@@ -140,9 +139,9 @@
 }
 
 template <bool OPEN, bool ABSORB, bool TAIL, int MODE = 0, bool LINES = false, bool FLUSH = false>
-__device__ __forceinline__ void pipe_step(uint4 *pl, const Stream &st, const Mul &r, Acc &h, Chunk &pi, Chunk &buf,
-                                          uint4 &prev, bool &have_prev, uint32_t t, uint32_t nb, uint32_t c0,
-                                          const Ring &R) {
+__device__ __forceinline__ void pipe_step(uint4 *fb, const uint4 *fr, const Stream &st, const Mul &r, Acc &h, Chunk &pi,
+                                          Chunk &buf, Chunk &nxt, bool first, uint32_t t, uint32_t nb, uint32_t c0,
+                                          uint32_t hi, const Ring &R) {
     uint32_t ks[16];
     static_assert(!FLUSH || (LINES && ABSORB && !TAIL), "flush steps");
     Ring4 fl;
@@ -156,11 +155,11 @@
         h.h0 ^= pi.q0.x ^ pi.q1.y ^ pi.q2.z ^ pi.q3.w;
     } else stream_block_hooked(st, c0 + t + 1, ks, [&](int dr) {
         if constexpr (OPEN) {
-            const uint32_t bl = TAIL ? nb & 3u : 4u;
-            if (dr == 1) acc_block_pred(h, buf.q0, r, bl > 0);
-            if (dr == 3) acc_block_pred(h, buf.q1, r, bl > 1);
-            if (dr == 5) acc_block_pred(h, buf.q2, r, bl > 2);
-            if (dr == 7) acc_block_pred(h, buf.q3, r, bl > 3);
+            const uint32_t bl = TAIL ? pipe_last_blocks(nb) : 4u;
+            if (dr == 1) acc_block_pred(h, buf.q1, r, bl > 0);
+            if (dr == 3) acc_block_pred(h, buf.q2, r, bl > 1);
+            if (dr == 5) acc_block_pred(h, buf.q3, r, bl > 2);
+            if (dr == 7) acc_block_pred(h, nxt.q0, r, bl > 3);
             if (dr % 2 == 1) pin_acc(h);
         } else if constexpr (ABSORB) {
             if (dr == 1) acc_block(h, pi.q0, r);
@@ -170,8 +169,12 @@
             if (dr % 2 == 1) pin_acc(h);
         }
     });
-    Chunk x = {xor4(buf.q0, ks + 0), xor4(buf.q1, ks + 4), xor4(buf.q2, ks + 8), xor4(buf.q3, ks + 12)};
-    uint4 *dst = pl + 4 * t;
+    Chunk x = {xor4(buf.q1, ks + 0), xor4(buf.q2, ks + 4), xor4(buf.q3, ks + 8), buf.q0};
+    if constexpr (!TAIL) {
+        x.q3 = xor4(nxt.q0, ks + 12);
+        nxt.q0 = x.q3;
+    }
+    uint4 *dst = fb + 4 * t;
     if constexpr (MODE == 1) {
         pi = x;
         buf.q0.x += t; buf.q1.y ^= t; buf.q2.z += h.h0; buf.q3.w ^= t;
@@ -179,88 +182,83 @@
     }
     constexpr int NT = mode_nt<MODE>();
     if constexpr (LINES && !TAIL) {
-        ring_put(R, t, prev, x.q0, x.q1, x.q2);
+        ring_put(R, t, buf.q0, x.q0, x.q1, x.q2);
         if constexpr (FLUSH) ring_store(R, fl, MODE == 8 ? ((t - 2) >> 1) & 1u : (t - 2) >> 1, t & 1u);
-        prev = x.q3;
-        have_prev = true;
     } else if constexpr (TAIL) {
-        const uint32_t cnt = nb & 3u;
+        const uint32_t cnt = pipe_last_blocks(nb);
+        const bool have = ABSORB || first;
         if constexpr (LINES) {
-            const uint32_t o = 16 + 64 * t;
-            if (have_prev) frame_store<kTailCp>(R, o - 16, prev);
-            frame_store<kTailCp>(R, o, x.q0);
-            if (cnt > 1) frame_store<kTailCp>(R, o + 16, x.q1);
-            if (cnt > 2) frame_store<kTailCp>(R, o + 32, x.q2);
+            const uint32_t o = 64 * t;
+            if (have) frame_store<kTailCp>(R, o, buf.q0);
+            frame_store<kTailCp>(R, o + 16, x.q0);
+            if (cnt > 1) frame_store<kTailCp>(R, o + 32, x.q1);
+            if (cnt > 2) frame_store<kTailCp>(R, o + 48, x.q2);
         } else {
-            if (have_prev) st16<NT>(dst - 1, prev);
-            st16<NT>(dst + 0, x.q0);
-            if (cnt > 1) st16<NT>(dst + 1, x.q1);
-            if (cnt > 2) st16<NT>(dst + 2, x.q2);
-        }
-        have_prev = false;
+            if (have) st16<NT>(dst + 0, buf.q0);
+            st16<NT>(dst + 1, x.q0);
+            if (cnt > 1) st16<NT>(dst + 2, x.q1);
+            if (cnt > 2) st16<NT>(dst + 3, x.q2);
+        }
     } else {
-        if constexpr (ABSORB) st16<NT>(dst - 1, prev);
-        else if (have_prev) st16<NT>(dst - 1, prev);
-        st16<NT>(dst + 0, x.q0);
-        st16<NT>(dst + 1, x.q1);
-        st16<NT>(dst + 2, x.q2);
-        prev = x.q3;
-        have_prev = true;
+        if constexpr (ABSORB) st16<NT>(dst + 0, buf.q0);
+        else if (first) st16<NT>(dst + 0, buf.q0);
+        st16<NT>(dst + 1, x.q0);
+        st16<NT>(dst + 2, x.q1);
+        st16<NT>(dst + 3, x.q2);
     }
     if constexpr (!OPEN) pi = x;
-    if constexpr (!TAIL) load_chunk<NT & 1>(buf, pl, t + kDepth, nb - 1);
+    if constexpr (!TAIL) load_block<NT & 1>(buf, fr, c0 + t + kDepth, hi);
 }
 
 template <bool OPEN, int MODE = 0, bool LINES = false>
-__device__ __forceinline__ Acc pipe_pass(uint4 *pl, const Stream &st, const Mul &r, uint32_t nb, uint32_t c0,
-                                         Chunk &b0, Chunk &b1, Chunk &b2, uint4 head, bool has_head, const Ring &R0) {
+__device__ __forceinline__ Acc pipe_pass(const uint4 *fr, const Stream &st, const Mul &r, uint32_t nb, uint32_t c0,
+                                         uint32_t hi, Chunk &b0, Chunk &b1, Chunk &b2, bool first, const Ring &R0) {
     const Ring R = LINES ? pin_window(R0) : R0;
-    const uint32_t F = nb >> 2, bl = nb & 3u;
+    const uint32_t F = pipe_full_steps(nb), bl = pipe_last_blocks(nb);
+    uint4 *fb = const_cast<uint4 *>(fr) + 4 * c0;
     Acc h = {0, 0, 0, 0, 0};
     Chunk pi = {};
-    uint4 prev = head;
-    bool have_prev = has_head;
     uint32_t pending = 0;
     if constexpr (LINES) wave_sync();
     if (F > 0) {
-        pipe_step<OPEN, false, false, MODE, LINES>(pl, st, r, h, pi, b0, prev, have_prev, 0, nb, c0, R);
+        pipe_step<OPEN, false, false, MODE, LINES>(fb, fr, st, r, h, pi, b0, b1, first, 0, nb, c0, hi, R);
         uint32_t t = 1;
         if constexpr (LINES) {
-            if (F > 1) pipe_step<OPEN, true, false, MODE, true>(pl, st, r, h, pi, b1, prev, have_prev, 1, nb, c0, R);
+            if (F > 1) pipe_step<OPEN, true, false, MODE, true>(fb, fr, st, r, h, pi, b1, b2, first, 1, nb, c0, hi, R);
             for (t = 2; t + 2 < F; t += 3) {
-                pipe_step<OPEN, true, false, MODE, true, true>(pl, st, r, h, pi, b2, prev, have_prev, t, nb, c0, R);
-                pipe_step<OPEN, true, false, MODE, true, true>(pl, st, r, h, pi, b0, prev, have_prev, t + 1, nb, c0, R);
-                pipe_step<OPEN, true, false, MODE, true, true>(pl, st, r, h, pi, b1, prev, have_prev, t + 2, nb, c0, R);
+                pipe_step<OPEN, true, false, MODE, true, true>(fb, fr, st, r, h, pi, b2, b0, first, t, nb, c0, hi, R);
+                pipe_step<OPEN, true, false, MODE, true, true>(fb, fr, st, r, h, pi, b0, b1, first, t + 1, nb, c0, hi, R);
+                pipe_step<OPEN, true, false, MODE, true, true>(fb, fr, st, r, h, pi, b1, b2, first, t + 2, nb, c0, hi, R);
             }
-            if (t < F) pipe_step<OPEN, true, false, MODE, true, true>(pl, st, r, h, pi, b2, prev, have_prev, t, nb, c0, R);
+            if (t < F) pipe_step<OPEN, true, false, MODE, true, true>(fb, fr, st, r, h, pi, b2, b0, first, t, nb, c0, hi, R);
             if (t + 1 < F)
-                pipe_step<OPEN, true, false, MODE, true, true>(pl, st, r, h, pi, b0, prev, have_prev, t + 1, nb, c0, R);
+                pipe_step<OPEN, true, false, MODE, true, true>(fb, fr, st, r, h, pi, b0, b1, first, t + 1, nb, c0, hi, R);
             wave_sync();
             for (uint32_t m = F >= 2 ? F - 2 : 0; m < 2 * ((F + 1) >> 1); ++m)
                 ring_store<true, kTailCp>(R, ring_get(R, m >> 1, m & 1u), MODE == 8 ? (m >> 1) & 1u : m >> 1, m & 1u,
                                           F);
         } else {
             for (; t + 2 < F; t += 3) {
-                pipe_step<OPEN, true, false, MODE, false>(pl, st, r, h, pi, b1, prev, have_prev, t, nb, c0, R);
-                pipe_step<OPEN, true, false, MODE, false>(pl, st, r, h, pi, b2, prev, have_prev, t + 1, nb, c0, R);
-                pipe_step<OPEN, true, false, MODE, false>(pl, st, r, h, pi, b0, prev, have_prev, t + 2, nb, c0, R);
+                pipe_step<OPEN, true, false, MODE, false>(fb, fr, st, r, h, pi, b1, b2, first, t, nb, c0, hi, R);
+                pipe_step<OPEN, true, false, MODE, false>(fb, fr, st, r, h, pi, b2, b0, first, t + 1, nb, c0, hi, R);
+                pipe_step<OPEN, true, false, MODE, false>(fb, fr, st, r, h, pi, b0, b1, first, t + 2, nb, c0, hi, R);
             }
-            if (t < F) pipe_step<OPEN, true, false, MODE, false>(pl, st, r, h, pi, b1, prev, have_prev, t, nb, c0, R);
-            if (t + 1 < F) pipe_step<OPEN, true, false, MODE, false>(pl, st, r, h, pi, b2, prev, have_prev, t + 1, nb, c0, R);
+            if (t < F) pipe_step<OPEN, true, false, MODE, false>(fb, fr, st, r, h, pi, b1, b2, first, t, nb, c0, hi, R);
+            if (t + 1 < F) pipe_step<OPEN, true, false, MODE, false>(fb, fr, st, r, h, pi, b2, b0, first, t + 1, nb, c0, hi, R);
         }
         pending = 4;
     }
+    const uint32_t k = F % kDepth;
+    Chunk bp = {k == 1 ? b1.q0 : k == 2 ? b2.q0 : b0.q0, k == 1 ? b1.q1 : k == 2 ? b2.q1 : b0.q1,
+                k == 1 ? b1.q2 : k == 2 ? b2.q2 : b0.q2, k == 1 ? b1.q3 : k == 2 ? b2.q3 : b0.q3};
     if (bl > 0) {
-        const uint32_t k = F % kDepth;
-        Chunk bp = {k == 1 ? b1.q0 : k == 2 ? b2.q0 : b0.q0, k == 1 ? b1.q1 : k == 2 ? b2.q1 : b0.q1,
-                    k == 1 ? b1.q2 : k == 2 ? b2.q2 : b0.q2, k == 1 ? b1.q3 : k == 2 ? b2.q3 : b0.q3};
-        if (F > 0) pipe_step<OPEN, true, true, MODE, LINES>(pl, st, r, h, pi, bp, prev, have_prev, F, nb, c0, R);
-        else pipe_step<OPEN, false, true, MODE, LINES>(pl, st, r, h, pi, bp, prev, have_prev, F, nb, c0, R);
+        if (F > 0) pipe_step<OPEN, true, true, MODE, LINES>(fb, fr, st, r, h, pi, bp, bp, first, F, nb, c0, hi, R);
+        else pipe_step<OPEN, false, true, MODE, LINES>(fb, fr, st, r, h, pi, bp, bp, first, F, nb, c0, hi, R);
         pending = bl;
-    }
-    if constexpr (LINES) {
-        if (have_prev) frame_store<kTailCp>(R, 64 * F, prev);
-    } else if (have_prev && MODE != 1) st16<mode_nt<MODE>()>(pl + 4 * F - 1, prev);
+    } else if (F > 0 || first) {
+        if constexpr (LINES) frame_store<kTailCp>(R, 64 * F, bp.q0);
+        else if constexpr (MODE != 1) st16<mode_nt<MODE>()>(fb + 4 * F, bp.q0);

Your instructions:
Give the lines of the material above again, exactly, from its first line through the line that contains "uint4 &prev, bool" and no further.

Answer box:
@@ -140,9 +139,9 @@
 }
 
 template <bool OPEN, bool ABSORB, bool TAIL, int MODE = 0, bool LINES = false, bool FLUSH = false>
-__device__ __forceinline__ void pipe_step(uint4 *pl, const Stream &st, const Mul &r, Acc &h, Chunk &pi, Chunk &buf,
-                                          uint4 &prev, bool &have_prev, uint32_t t, uint32_t nb, uint32_t c0,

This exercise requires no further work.